» **Input data**:

template <bool kGreedy>
__device__ __forceinline__ void dec_fused_body(const FusedArgs& a, const GreedyArgs& g) {
  cg::cluster_group cluster = cg::this_cluster();
  const int CL = (int)cluster.num_blocks(), R = (int)cluster.block_rank();
  const int b = blockIdx.x / CL;
  const int tid = threadIdx.x, lane = tid & 31, warp = tid >> 5;
  const int D = a.D, H = a.H, E = a.E, M = a.M, Lt = a.Lt, K = D + E + H;

  extern __shared__ __align__(16) float smem[];
  auto up4 = [](int v) { return (v + 3) & ~3; };
  float* s_hw = smem;
  float* s_x = s_hw + up4(4 * D);
  float* s_ctx = s_x + up4(K);
  float* s_pb = s_ctx + up4(2 * D);
  float* s_hn = s_pb + up4(2 * D);
  float* s_part = s_hn + up4(H);
  float* s_ex = s_part + up4(MAXC * (4 + 2 * D));
  float* s_g = s_ex + MAXC * 8;
  float* s_red = s_g + up4(4 * (split4(H, MAXC / 2) + 1));
  float* s_scr = s_red + 32;
  float* s_vec = s_scr + SCR;
  float* s_e = s_vec + up4(4 * D);
  float* s_cov = s_e + up4(2 * a.chunk);
  float* s_cpart = s_cov + up4(a.chunk);

  const int t0 = min(Lt, R * a.chunk), t1 = min(Lt, t0 + a.chunk), n = t1 - t0;
  const bool staged = a.stage_off != 0;
  float* const s_st0 = smem + a.stage_off + 4;
  float* const s_st1 = s_st0 + up4(a.chunk * D);
  const uint32_t bar_proj = tc::smem_u32(smem + a.stage_off), bar_enc = bar_proj + 8;
  const uint32_t stage_bytes = (uint32_t)(n * D) * 4u;
  if (staged && tid == 0) {
    tc::mbar_init(bar_proj, 1);
    tc::mbar_init(bar_enc, 1);
    tc::fence_barrier_init();
    if (n > 0) {
      tc::mbar_expect_tx(bar_proj, 2 * stage_bytes, 1);
      tc::tma_bulk_g2s(tc::smem_u32(s_st0), a.proj_a + ((size_t)b * Lt + t0) * D, stage_bytes, bar_proj, 1);
      tc::tma_bulk_g2s(tc::smem_u32(s_st1), a.proj_i + ((size_t)b * Lt + t0) * D, stage_bytes, bar_proj, 1);
    }
  }
  DEC_STAMP(0);
  const int S = kGreedy ? g.steps : 1;
  float cell_own = 0.f;
  int pick = 0;
  for (int s = 0; s < S; ++s) {
  const uint32_t parity = kGreedy ? (uint32_t)(s & 1) : 0u;
  if constexpr (!kGreedy) {
    for (int i = tid; i < n; i += NT) s_cov[i] = a.cov[(size_t)b * Lt + t0 + i];
    for (int i = tid; i < H; i += NT) s_x[D + E + i] = a.h[(size_t)b * H + i];
    for (int i = tid; i < E; i += NT) s_x[D + i] = a.sent[(size_t)b * E + i];
  } else {
    if (s == 0)
      for (int i = tid; i < n; i += NT) s_cov[i] = 0.f;
    for (int i = tid; i < H; i += NT) s_x[D + E + i] = s == 0 ? g.h0[(size_t)b * H + i] : s_hn[i];
    const float* row = g.emb_text + ((size_t)b * Lt + min(pick, Lt - 1)) * E;
    for (int i = tid; i < E; i += NT) s_x[D + i] = s == 0 ? 0.f : row[i];
  }
  if (!kGreedy || s == 0)
    for (int i = tid; i < D; i += NT) {
      s_vec[i] = a.v1[i];
      s_vec[D + i] = a.wc1[i];
      s_vec[2 * D + i] = a.v2[i];
      s_vec[3 * D + i] = a.wc2[i];
    }
  __syncthreads();

  DEC_STAMP(1);
  {
    const int per = (4 * D + CL - 1) / CL, o0 = R * per, o1 = min(4 * D, o0 + per);
    block_matvec_t(a.Wh4t, 4 * D, a.bh4, s_x + D + E, H, o1 - o0, s_scr, SCR, (o0 & 3) == 0, [&](int i) { return o0 + i; }, [&](int i, float v) {
      const int o = o0 + i;
      for (int r = 0; r < CL; ++r) cluster.map_shared_rank(s_hw, r)[o] = v;
      if constexpr (!kGreedy) a.hw[(size_t)b * 4 * D + o] = v;
    });
  }
  DEC_STAMP(2);
  cluster.sync();
  DEC_STAMP(3);

  {
    const float v1b = a.v1b[0], v2b = a.v2b[0];
    constexpr float K2 = 2.0f * 1.4426950408889634f;
    auto energies = [&](const float* __restrict__ pa0, const float* __restrict__ pi0, auto nj_tag, auto ru_tag) {
      constexpr int NJ = decltype(nj_tag)::value, RU = decltype(ru_tag)::value;
      float va[NJ], ha[NJ], wa[NJ], vi[NJ], hi[NJ], wi[NJ];
#pragma unroll
      for (int j = 0; j < NJ; ++j) {
        const int d = lane + 32 * j;
        const bool in = d < D;
        const int dd = in ? d : 0;
        va[j] = in ? s_vec[dd] : 0.f;
        wa[j] = in ? s_vec[D + dd] * K2 : 0.f;
        ha[j] = in ? s_hw[dd] * K2 : 0.f;
        vi[j] = in ? s_vec[2 * D + dd] : 0.f;
        wi[j] = in ? s_vec[3 * D + dd] * K2 : 0.f;
        hi[j] = in ? s_hw[D + dd] * K2 : 0.f;
      }
      const float* const covp = s_cov;
      for (int i = warp * RU; i < n; i += NW * RU) {
        float s[RU][2];
        float pav[RU][NJ], piv[RU][NJ], cvs[RU];
#pragma unroll
        for (int u = 0; u < RU; ++u) {
          s[u][0] = s[u][1] = 0.f;
          const int r = min(i + u, n - 1);
          const float* pa = pa0 + (size_t)r * D;
          const float* pi = pi0 + (size_t)r * D;
          cvs[u] = covp[r];
#pragma unroll
          for (int j = 0; j < NJ; ++j) {
            const int d = lane + 32 * j;
            pav[u][j] = d < D ? pa[d] : 0.f;
            piv[u][j] = d < D ? pi[d] : 0.f;
          }
        }
#pragma unroll
        for (int u = 0; u < RU; ++u) {
          const float cv = cvs[u];
#pragma unroll
          for (int j = 0; j < NJ; ++j) {
            const float x1 = fmaf(cv, wa[j], fmaf(pav[u][j], K2, ha[j]));
            const float x2 = fmaf(cv, wi[j], fmaf(piv[u][j], K2, hi[j]));
            const float r1 = rcp_ftz(1.0f + tc::fast_exp2(x1)), r2 = rcp_ftz(1.0f + tc::fast_exp2(x2));
            s[u][0] = fmaf(va[j], fmaf(-2.0f, r1, 1.0f), s[u][0]);
            s[u][1] = fmaf(vi[j], fmaf(-2.0f, r2, 1.0f), s[u][1]);
          }
        }
#pragma unroll
        for (int u = 0; u < RU; ++u) {
          const float x1 = warp_sum(s[u][0]), x2 = warp_sum(s[u][1]);
          if (lane == 0 && i + u < n) {
            s_e[i + u] = x1 + v1b;
            s_e[a.chunk + i + u] = x2 + v2b;
          }
        }
      }
    };
    const float* const gpa = a.proj_a + ((size_t)b * Lt + t0) * D;
    const float* const gpi = a.proj_i + ((size_t)b * Lt + t0) * D;
    using N7 = std::integral_constant<int, 7>;
    using N8 = std::integral_constant<int, 8>;
    using R2 = std::integral_constant<int, 2>;
    using R4 = std::integral_constant<int, 4>;
    const bool nj7 = D > 192 && D <= 224;
    if (staged) {
      if (n > 0) tc::mbar_wait(bar_proj, parity);
      if (nj7) energies(s_st0, s_st1, N7{}, R2{});
      else energies(s_st0, s_st1, N8{}, R2{});
    } else {
      if (nj7) energies(gpa, gpi, N7{}, R4{});
      else energies(gpa, gpi, N8{}, R4{});
    }
    __syncthreads();
    if (staged && tid == 0 && n > 0) {
      tc::fence_proxy_async();
      tc::mbar_expect_tx(bar_enc, 2 * stage_bytes, 1);
      tc::tma_bulk_g2s(tc::smem_u32(s_st0), a.enc_a + ((size_t)b * Lt + t0) * D, stage_bytes, bar_enc, 1);
      tc::tma_bulk_g2s(tc::smem_u32(s_st1), a.enc_i + ((size_t)b * Lt + t0) * D, stage_bytes, bar_enc, 1);
    }
    DEC_STAMP(4);
    float m1 = -INFINITY, m2 = -INFINITY;
    for (int i = tid; i < n; i += NT) {
      m1 = fmaxf(m1, s_e[i]);
      m2 = fmaxf(m2, s_e[a.chunk + i]);
    }
    m1 = block_max(m1, s_red);
    m2 = block_max(m2, s_red);
    float l1 = 0.f, l2 = 0.f;
    for (int i = tid; i < n; i += NT) {
      const float p1 = expf(s_e[i] - m1), p2 = expf(s_e[a.chunk + i] - m2);
      s_e[i] = p1;
      s_e[a.chunk + i] = p2;
      l1 += p1;
      l2 += p2;
    }
    l1 = block_sum(l1, s_red);
    l2 = block_sum(l2, s_red);
    __syncthreads();
    DEC_STAMP(5);
    if (staged && n > 0) tc::mbar_wait(bar_enc, parity);
    const float* ea = staged ? s_st0 : a.enc_a + ((size_t)b * Lt + t0) * D;
    const float* ei = staged ? s_st1 : a.enc_i + ((size_t)b * Lt + t0) * D;
    const bool vec4 = (D & 3) == 0;
    const int groups = vec4 ? NT / (D >> 2) : NT / D;
    if (vec4) {
      const int dv4 = D >> 2;
      const int g = tid / dv4, c4 = tid - g * dv4;
      if (g < groups) {
        float4 s1 = make_float4(0.f, 0.f, 0.f, 0.f), s2 = s1;
#pragma unroll 8
        for (int i = g; i < n; i += groups) {
          const float w1 = s_e[i], w2 = s_e[a.chunk + i];
          const float4 x1 = *reinterpret_cast<const float4*>(ea + (size_t)i * D + c4 * 4);
          const float4 x2 = *reinterpret_cast<const float4*>(ei + (size_t)i * D + c4 * 4);
          s1.x = fmaf(w1, x1.x, s1.x); s1.y = fmaf(w1, x1.y, s1.y); s1.z = fmaf(w1, x1.z, s1.z); s1.w = fmaf(w1, x1.w, s1.w);
          s2.x = fmaf(w2, x2.x, s2.x); s2.y = fmaf(w2, x2.y, s2.y); s2.z = fmaf(w2, x2.z, s2.z); s2.w = fmaf(w2, x2.w, s2.w);
        }
        *reinterpret_cast<float4*>(s_cpart + (g * 2 + 0) * D + c4 * 4) = s1;
        *reinterpret_cast<float4*>(s_cpart + (g * 2 + 1) * D + c4 * 4) = s2;
      }
    } else {
      const int g = tid / D, d = tid - g * D;
      if (g < groups) {
        float s1 = 0.f, s2 = 0.f;
        for (int i = g; i < n; i += groups) {
          s1 = fmaf(s_e[i], ea[(size_t)i * D + d], s1);
          s2 = fmaf(s_e[a.chunk + i], ei[(size_t)i * D + d], s2);
        }
        s_cpart[(g * 2 + 0) * D + d] = s1;
        s_cpart[(g * 2 + 1) * D + d] = s2;
      }
    }
    __syncthreads();
    if constexpr (kGreedy) {
      if (staged && tid == 0 && n > 0 && s + 1 < S) {
        tc::fence_proxy_async();
        tc::mbar_expect_tx(bar_proj, 2 * stage_bytes, 1);
        tc::tma_bulk_g2s(tc::smem_u32(s_st0), a.proj_a + ((size_t)b * Lt + t0) * D, stage_bytes, bar_proj, 1);
        tc::tma_bulk_g2s(tc::smem_u32(s_st1), a.proj_i + ((size_t)b * Lt + t0) * D, stage_bytes, bar_proj, 1);
      }
    }
    for (int d = tid; d < 2 * D; d += NT) {
      const int k = d / D, dd = d - k * D;
      float s = 0.f;
      for (int g = 0; g < groups; ++g) s += s_cpart[(g * 2 + k) * D + dd];
      for (int r = 0; r < CL; ++r) cluster.map_shared_rank(s_part, r)[R * (4 + 2 * D) + 4 + d] = s;
    }
    if (tid < CL) {
      float* dst = cluster.map_shared_rank(s_part, tid) + R * (4 + 2 * D);
      dst[0] = m1; dst[1] = l1; dst[2] = m2; dst[3] = l2;
    }
  }
  DEC_STAMP(6);
  cluster.sync();
  DEC_STAMP(7);

  float scale_own[2];
  {
    float* s_w = s_scr;
    if (tid < 2) {
      const int k = tid;
      float m = -INFINITY;
      for (int r = 0; r < CL; ++r)
        if (min(Lt, r * a.chunk) < Lt) m = fmaxf(m, s_part[r * (4 + 2 * D) + 2 * k]);
      float l = 0.f, w[MAXC];
#pragma unroll
      for (int r = 0; r < MAXC; ++r) {
        w[r] = (r < CL && min(Lt, r * a.chunk) < Lt) ? expf(s_part[r * (4 + 2 * D) + 2 * k] - m) : 0.f;
        l = fmaf(w[r], r < CL ? s_part[r * (4 + 2 * D) + 2 * k + 1] : 0.f, l);
      }
      const float inv = 1.f / l;
#pragma unroll
      for (int r = 0; r < MAXC; ++r) s_w[k * MAXC + r] = w[r] * inv;
    }
    __syncthreads();
    scale_own[0] = s_w[R];
    scale_own[1] = s_w[MAXC + R];
    for (int i = tid; i < 2 * D; i += NT) {
      const int k = i / D;
      float sum = 0.f;
      for (int r = 0; r < CL; ++r) sum = fmaf(s_w[k * MAXC + r], s_part[r * (4 + 2 * D) + 4 + i], sum);
      s_ctx[i] = sum;
      if (!kGreedy && R == 0) a.ctx12[((size_t)k * a.B + b) * D + (i - k * D)] = sum;
    }
  }
  __syncthreads();
  DEC_STAMP(8);

  {
    const int per = (2 * D + CL - 1) / CL, o0 = R * per, o1 = min(2 * D, o0 + per);
    for (int k = 0; k < 2; ++k) {
      const int lo = max(o0, k * D), hi = min(o1, (k + 1) * D);
      block_matvec_t(a.Wb13t + (size_t)k * D * D, D, nullptr, s_ctx + k * D, D, hi - lo, s_scr, SCR, ((lo - k * D) & 3) == 0,
                     [&](int i) { return lo - k * D + i; },
                     [&](int i, float v) {
                       const int o = lo + i;
                       for (int r = 0; r < CL; ++r) cluster.map_shared_rank(s_pb, r)[o] = v;
                       if constexpr (!kGreedy) a.pb[((size_t)k * a.B + b) * D + (o - k * D)] = v;
                     });
    }
  }
  DEC_STAMP(9);
  cluster.sync();
  DEC_STAMP(10);
  float beta1, beta2;
  {
    float eb1 = 0.f, eb2 = 0.f;
    for (int d = tid; d < D; d += NT) {
      eb1 = fmaf(a.vb1[d], tanh_fast(s_pb[d] + s_hw[2 * D + d]), eb1);
      eb2 = fmaf(a.vb2[d], tanh_fast(s_pb[D + d] + s_hw[3 * D + d]), eb2);
    }
    eb1 = block_sum(eb1, s_red) + a.vb1b[0];
    eb2 = block_sum(eb2, s_red) + a.vb2b[0];
    const float mb = fmaxf(eb1, eb2);
    const float x1 = expf(eb1 - mb), x2 = expf(eb2 - mb);
    beta1 = x1 / (x1 + x2);
    beta2 = x2 / (x1 + x2);
    for (int d = tid; d < D; d += NT) s_x[d] = s_ctx[d] * beta1 + s_ctx[D + d] * beta2;
    float closs = 0.f;
    for (int i = tid; i < n; i += NT) {
      const int t = t0 + i;
      const float a1 = s_e[i] * scale_own[0], a2 = s_e[a.chunk + i] * scale_own[1];
      if constexpr (!kGreedy) {
        a.alpha[((size_t)b * 2 + 0) * Lt + t] = a1;
        a.alpha[((size_t)b * 2 + 1) * Lt + t] = a2;
      }
      const float att = a1 * beta1 + a2 * beta2;
      if constexpr (kGreedy) {
        const float cnew = s_cov[i] + att;
        s_cov[i] = cnew;
        closs += fminf(att, cnew);
      } else {
        const float cnew = a.cov[(size_t)b * Lt + t] + att;
        a.att_cov[(size_t)b * Lt + t] = att;
        a.cov_out[(size_t)b * Lt + t] = cnew;
        closs += fminf(att, cnew);
      }
    }
    closs = block_sum(closs, s_red);
    if (tid == 0) cluster.map_shared_rank(s_ex, 0)[R * 8 + 0] = closs;
    if (!kGreedy && R == 0 && tid == 0) {
      a.beta[b * 2 + 0] = beta1;
      a.beta[b * 2 + 1] = beta2;
    }
  }
  __syncthreads();
  if (!kGreedy && R == 0)
    for (int i = tid; i < K; i += NT) a.xcat[(size_t)b * K + i] = s_x[i];

  DEC_STAMP(11);
  {
    const int per = split4(H, CL), j0 = R * per, j1 = min(H, j0 + per), nj = max(0, j1 - j0);
    block_matvec_t(a.Wcatt, 4 * H, a.bcat, s_x, K, 4 * nj, s_scr, SCR, ((H | nj) & 3) == 0, [&](int i) { return (i / nj) * H + j0 + (i % nj); },
                   [&](int i, float v) { s_g[(i / nj) * (per + 1) + (i % nj)] = v; });
    __syncthreads();
    if (tid < nj) {
      const int j = j0 + tid;
      const float gi = gate_act(s_g[tid], 1.f), gf = gate_act(s_g[(per + 1) + tid], 1.f), gg = tanh_fast(s_g[2 * (per + 1) + tid]),
                  go = gate_act(s_g[3 * (per + 1) + tid], 1.f);
      const float c = fmaf(gf, kGreedy ? cell_own : a.cell[(size_t)b * H + j], gi * gg);
      const float hn = go * tanh_fast(c);
      if constexpr (kGreedy) {
        cell_own = c;
      } else {
        a.cell_out[(size_t)b * H + j] = c;
        a.h_out[(size_t)b * H + j] = hn;
        float* gs = a.gates + (size_t)b * 4 * H;
        gs[j] = gi; gs[H + j] = gf; gs[2 * H + j] = gg; gs[3 * H + j] = go;
      }
      for (int r = 0; r < CL; ++r) cluster.map_shared_rank(s_hn, r)[j] = hn;
    }
  }
  DEC_STAMP(12);
  cluster.sync();
  DEC_STAMP(13);
  const size_t prow = kGreedy ? (size_t)b * S + s : (size_t)b;
  const int lrow = kGreedy ? s * 2 * a.B + b : b;
  if (R == 0 && tid == 0 && a.cov_loss) {
    float cs = 0.f;
    for (int r = 0; r < CL; ++r) cs += s_ex[r * 8 + 0];
    a.cov_loss[lrow] = cs;
  }

  {
    const int per = (M + CL - 1) / CL, m0 = min(M, R * per), m1 = min(M, m0 + per);
    float* const lg = s_cpart;
    block_matvec_t(a.out_wt, M, a.out_b, s_hn, H, m1 - m0, s_scr, SCR, (m0 & 3) == 0, [&](int i) { return m0 + i; }, [&](int i, float v) { lg[i] = v; });
    __syncthreads();
    for (int m = m0 + tid; m < m1; m += NT)
      if (!a.mask[(size_t)b * M + m]) lg[m - m0] = kNegFill;
    __syncthreads();
    float mx = -INFINITY;
    for (int m = m0 + tid; m < m1; m += NT) mx = fmaxf(mx, lg[m - m0]);
    mx = block_max(mx, s_red);
    float sum = 0.f;
    for (int m = m0 + tid; m < m1; m += NT) sum += expf(lg[m - m0] - mx);
    sum = block_sum(sum, s_red);
    if (tid < CL) {
      float* dst = cluster.map_shared_rank(s_ex, tid) + R * 8;
      dst[1] = mx;
      dst[2] = sum;
    }
    DEC_STAMP(14);
    cluster.sync();
    DEC_STAMP(15);
    float gmx = -INFINITY;
    for (int r = 0; r < CL; ++r)
      if (min(M, r * per) < M) gmx = fmaxf(gmx, s_ex[r * 8 + 1]);
    float gsum = 0.f;
    for (int r = 0; r < CL; ++r)
      if (min(M, r * per) < M) gsum = fmaf(s_ex[r * 8 + 2], expf(s_ex[r * 8 + 1] - gmx), gsum);
    const float inv = 1.f / gsum;
    float best = -INFINITY;
    int best_i = M;
    const int tg = a.target ? (int)a.target[kGreedy ? b * g.T + s : b] : -1;
    for (int m = m0 + tid; m < m1; m += NT) {
      const float p = expf(lg[m - m0] - gmx) * inv;
      a.probs[prow * M + m] = p;
      if (p > best) { best = p; best_i = m; }
      if (m == tg && a.nll) a.nll[lrow] = -logf(p + 1e-12f);
    }
    if (kGreedy || a.argmax) {
      const float bbest = block_max(best, s_red);
      int cand = best == bbest ? best_i : M;
#pragma unroll
      for (int o = 16; o > 0; o >>= 1) cand = min(cand, __shfl_xor_sync(0xffffffffu, cand, o));
      __shared__ int redi[NW];
      __syncthreads();
      if (lane == 0) redi[warp] = cand;
      __syncthreads();
      if (tid == 0) {
        int r = M;
        for (int w = 0; w < NW; ++w) r = min(r, redi[w]);
        for (int q = 0; q < (kGreedy ? CL : 1); ++q) {
          float* dst = cluster.map_shared_rank(s_ex, q) + R * 8;
          dst[3] = bbest;
          dst[4] = __int_as_float(r);
        }
      }
      cluster.sync();
      if (kGreedy || (R == 0 && tid == 0)) {
        float gb = -INFINITY;
        int gi = M;
        for (int r = 0; r < CL; ++r) {
          if (min(M, r * per) >= M) continue;
          const float pb_ = s_ex[r * 8 + 3];
          const int ib = __float_as_int(s_ex[r * 8 + 4]);
          if (pb_ > gb || (pb_ == gb && ib < gi)) { gb = pb_; gi = ib; }
        }
        if constexpr (kGreedy) {
          if (R == 0 && tid == 0) a.argmax[prow] = gi;
          pick = gi;
        } else {
          a.argmax[b] = gi;
        }
      }
    }
  }
  }
  DEC_STAMP(16);
  DEC_STAMP(17);
}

» **About this task**: Copy out each line of the data that holds the string "argmax".

» **Your response**:
    if (kGreedy || a.argmax) {
          if (R == 0 && tid == 0) a.argmax[prow] = gi;
          a.argmax[b] = gi;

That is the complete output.